▸ Problem description:
Your task is to copy every line of the entries that holds the word "define".

——

@@ -119,8 +122,10 @@
   constexpr int KT = 9 << TPT_SHIFT;
   constexpr int PLANE_B = C * 64, STAGE = 2 * CT_PLANE_A + 2 * PLANE_B;
   constexpr int BQ = (C / 16) / 4;
-  static_assert(4 * CT_WREG <= 2 * STAGE, "the waves' epilogue regions must fit the tile buffers");
-  __shared__ __attribute__((aligned(16))) uint8_t lds[2 * STAGE];
+  constexpr int SLAB_W = 4 * CT_SLAB_IMG;
+  constexpr int LDS_BYTES = SLAB ? SLAB_W + 4 * PLANE_B : 2 * STAGE;
+  static_assert(4 * CT_WREG <= (SLAB ? SLAB_W : 2 * STAGE), "the waves' epilogue regions must fit the tile buffers");
+  __shared__ __attribute__((aligned(16))) uint8_t lds[LDS_BYTES];
   const int tid = threadIdx.x, lane = tid & 63;
   const int wave = __builtin_amdgcn_readfirstlane(tid >> 6);
   uint32_t tile;
@@ -129,53 +134,6 @@
     tile = (xcd < r ? xcd * (q + 1u) : r * (q + 1u) + (xcd - r) * q) + slot;
   }
   const int m0 = (int)tile * CT_TM;
-
-  uint32_t avoff[2], nok[2] = {0u, 0u};
-  int tap_min = 0;
-  for (int t = 0; t < 9; ++t) tap_min = min(tap_min, (d.tap_dy[t] * d.W + d.tap_dx[t]) * (C * 2));
-  const int tapreg = lane < 9 ? (d.tap_dy[lane] * d.W + d.tap_dx[lane]) * (C * 2) - tap_min : 0;
-#pragma unroll
-  for (int q = 0; q < 2; ++q) {
-    const int r = 16 * (wave + 4 * q) + (lane >> 2);
-    const int cs = ((lane & 3) ^ ((r >> 2) & 3)) * 16;
-    const int m = m0 + r;
-    const bool ok = m < d.M;
-    const uint32_t mm = ok ? (uint32_t)m : 0u;
-    const uint32_t t = ct_fastdiv(mm, d.w_magic, d.w_shift);
-    const int ax = (int)(mm - t * (uint32_t)d.W);
-    const int n = (int)ct_fastdiv(t, d.h_magic, d.h_shift);
-    const int ay = (int)(t - (uint32_t)n * (uint32_t)d.H);
-    avoff[q] = (uint32_t)((n * d.H * d.W + ay * d.W + ax) * (C * 2) + cs);
-    for (int t2 = 0; t2 < 9; ++t2) {
-      const int iy = ay + d.tap_dy[t2], ix = ax + d.tap_dx[t2];
-      if (!(ok && (unsigned)iy < (unsigned)d.H && (unsigned)ix < (unsigned)d.W)) nok[q] |= 1u << t2;
-    }
-  }
-  uint32_t wvoff[BQ];
-#pragma unroll
-  for (int q = 0; q < BQ; ++q) {
-    const int r = 16 * (wave + 4 * q) + (lane >> 2);
-    wvoff[q] = (uint32_t)((r * d.ldw + (((lane & 3) ^ ((r >> 2) & 3)) * 8)) * 2);
-  }
-  const rart_srd_t srd_ah = rart_dma_srd(reinterpret_cast<const char*>(d.a_hi) + tap_min), srd_al = rart_dma_srd(reinterpret_cast<const char*>(d.a_lo) + tap_min);
-  const rart_srd_t srd_wh = rart_dma_srd(d.w_hi), srd_wl = rart_dma_srd(d.w_lo);
-  const uint32_t lds_base = (uint32_t)(uintptr_t)(__attribute__((address_space(3))) uint8_t*)lds;
-#define RART_CT_ISSUE(KT_, BUF)                                                                                 \
-  {                                                                                                             \
-    const uint32_t st_ = lds_base + (BUF)*STAGE;                                                                \
-    const int kt_ = (KT_);                                                                                      \
-    const int tap_ = kt_ >> TPT_SHIFT;                                                                          \
-    const uint32_t so_ = (uint32_t)(__builtin_amdgcn_readlane(tapreg, tap_) + (kt_ - (tap_ << TPT_SHIFT)) * 64); \
-    _Pragma("unroll") for (int q = 0; q < 2; ++q) {                                                             \
-      const uint32_t vo_ = avoff[q] | ((uint32_t)__builtin_amdgcn_sbfe(nok[q], tap_, 1) & RART_DMA_OOR);        \
-      rart_dma_load16(vo_, srd_ah, so_, st_ + (wave + 4 * q) * 1024);                                           \
-      rart_dma_load16(vo_, srd_al, so_, st_ + CT_PLANE_A + (wave + 4 * q) * 1024);                              \
-    }                                                                                                           \
-    _Pragma("unroll") for (int q = 0; q < BQ; ++q) {                                                            \
-      rart_dma_load16(wvoff[q], srd_wh, (uint32_t)kt_ * 64u, st_ + 2 * CT_PLANE_A + (wave + 4 * q) * 1024);     \
-      rart_dma_load16(wvoff[q], srd_wl, (uint32_t)kt_ * 64u, st_ + 2 * CT_PLANE_A + PLANE_B + (wave + 4 * q) * 1024); \
-    }                                                                                                           \
-  }
   const int fr = lane & 31, h = lane >> 5;
   uint32_t xo[2];
 #pragma unroll
@@ -189,31 +147,161 @@
       if (d.bias_mid) bv = *reinterpret_cast<const float4*>(d.bias_mid + j * 32 + 8 * g + 4 * h);
       acc[j][4 * g] = bv.x; acc[j][4 * g + 1] = bv.y; acc[j][4 * g + 2] = bv.z; acc[j][4 * g + 3] = bv.w;
     }
-  RART_CT_ISSUE(0, 0)
-  rart_dma_wait<0>();
-  __syncthreads();
-  for (int kt = 0; kt < KT; ++kt) {
-    const int buf = kt & 1;
-    if (kt + 1 < KT) RART_CT_ISSUE(kt + 1, buf ^ 1)
-    const uint8_t* Pb = lds + buf * STAGE + (wave * 32) * 64;
-    const uint8_t* Wb = lds + buf * STAGE + 2 * CT_PLANE_A;
-#pragma unroll
-    for (int ks = 0; ks < 2; ++ks) {
-      const bf16x8 ph = *reinterpret_cast<const bf16x8*>(Pb + xo[ks]);
-      const bf16x8 pl = *reinterpret_cast<const bf16x8*>(Pb + CT_PLANE_A + xo[ks]);
-#pragma unroll
-      for (int j = 0; j < NJ; ++j) {
-        const bf16x8 wh = *reinterpret_cast<const bf16x8*>(Wb + j * 32 * 64 + xo[ks]);
-        const bf16x8 wl = *reinterpret_cast<const bf16x8*>(Wb + PLANE_B + j * 32 * 64 + xo[ks]);
-        acc[j] = __builtin_amdgcn_mfma_f32_32x32x16_bf16(wh, pl, acc[j], 0, 0, 0);
-        acc[j] = __builtin_amdgcn_mfma_f32_32x32x16_bf16(wl, ph, acc[j], 0, 0, 0);
-        acc[j] = __builtin_amdgcn_mfma_f32_32x32x16_bf16(wh, ph, acc[j], 0, 0, 0);
-      }
-    }
+
+  if constexpr (SLAB) {
+    rart_srd_t srd_ah = rart_dma_srd(d.a_hi), srd_al = rart_dma_srd(d.a_lo);
+    srd_ah[2] = srd_al[2] = (uint32_t)d.M * (uint32_t)(C * 2);
+    const rart_srd_t srd_wh = rart_dma_srd(d.w_hi), srd_wl = rart_dma_srd(d.w_lo);
+    const uint32_t lds_base = (uint32_t)(uintptr_t)(__attribute__((address_space(3))) uint8_t*)lds;
+    const int halo = d.W + 1;
+    const uint32_t lane_off = (uint32_t)((((lane & 3) ^ ((lane >> 4) & 3)) << 4));
+#pragma unroll
+    for (int q = 0; q < 4; ++q) {
+      const int piece = wave + 4 * q;
+      const int srow = 16 * piece + (lane >> 2);
+      const int pos = m0 - halo + srow;
+      const uint32_t vo = (uint32_t)pos < (uint32_t)d.M ? (uint32_t)pos * (uint32_t)(C * 2) + lane_off : RART_DMA_OOR;
+      if (srow < CT_SLAB_ROWS) {
+#pragma unroll
+        for (int kh = 0; kh < 2; ++kh) {
+          rart_dma_load16(vo + kh * 64, srd_ah, 0u, lds_base + (2 * kh) * CT_SLAB_IMG + piece * 1024);
+          rart_dma_load16(vo + kh * 64, srd_al, 0u, lds_base + (2 * kh + 1) * CT_SLAB_IMG + piece * 1024);
+        }
+      }
+    }
+    const int wr = 16 * wave + (lane >> 2);
+    const uint32_t wvoff = (uint32_t)((wr * d.ldw + (((lane & 3) ^ ((wr >> 2) & 3)) * 8)) * 2);
+#define RART_CT_ISSUE_W(KT_, BUF)                                                              \
+  {                                                                                            \
+    const uint32_t st_ = lds_base + SLAB_W + (BUF) * 2 * PLANE_B + wave * 1024;                \
+    rart_dma_load16(wvoff, srd_wh, (uint32_t)(KT_) * 64u, st_);                                \
+    rart_dma_load16(wvoff, srd_wl, (uint32_t)(KT_) * 64u, st_ + PLANE_B);                      \
+  }
+    RART_CT_ISSUE_W(0, 0)
+    uint32_t nokf = 0u;
+    {
+      const int m = m0 + wave * 32 + fr;
+      const bool ok = m < d.M;
+      const uint32_t mm = ok ? (uint32_t)m : 0u;
+      const uint32_t t = ct_fastdiv(mm, d.w_magic, d.w_shift);
+      const int ax = (int)(mm - t * (uint32_t)d.W);
+      const int ay = (int)(t - ct_fastdiv(t, d.h_magic, d.h_shift) * (uint32_t)d.H);
+      for (int t2 = 0; t2 < 9; ++t2) {
+        const int iy = ay + d.tap_dy[t2], ix = ax + d.tap_dx[t2];
+        if (!(ok && (unsigned)iy < (unsigned)d.H && (unsigned)ix < (unsigned)d.W)) nokf |= 1u << t2;
+      }
+    }
+    const int tapreg = lane < 9 ? d.tap_dy[lane] * d.W + d.tap_dx[lane] : 0;
+    const int rbase = wave * 32 + fr + halo;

——

▸ Written response:
-#define RART_CT_ISSUE(KT_, BUF)                                                                                 \
+#define RART_CT_ISSUE_W(KT_, BUF)                                                              \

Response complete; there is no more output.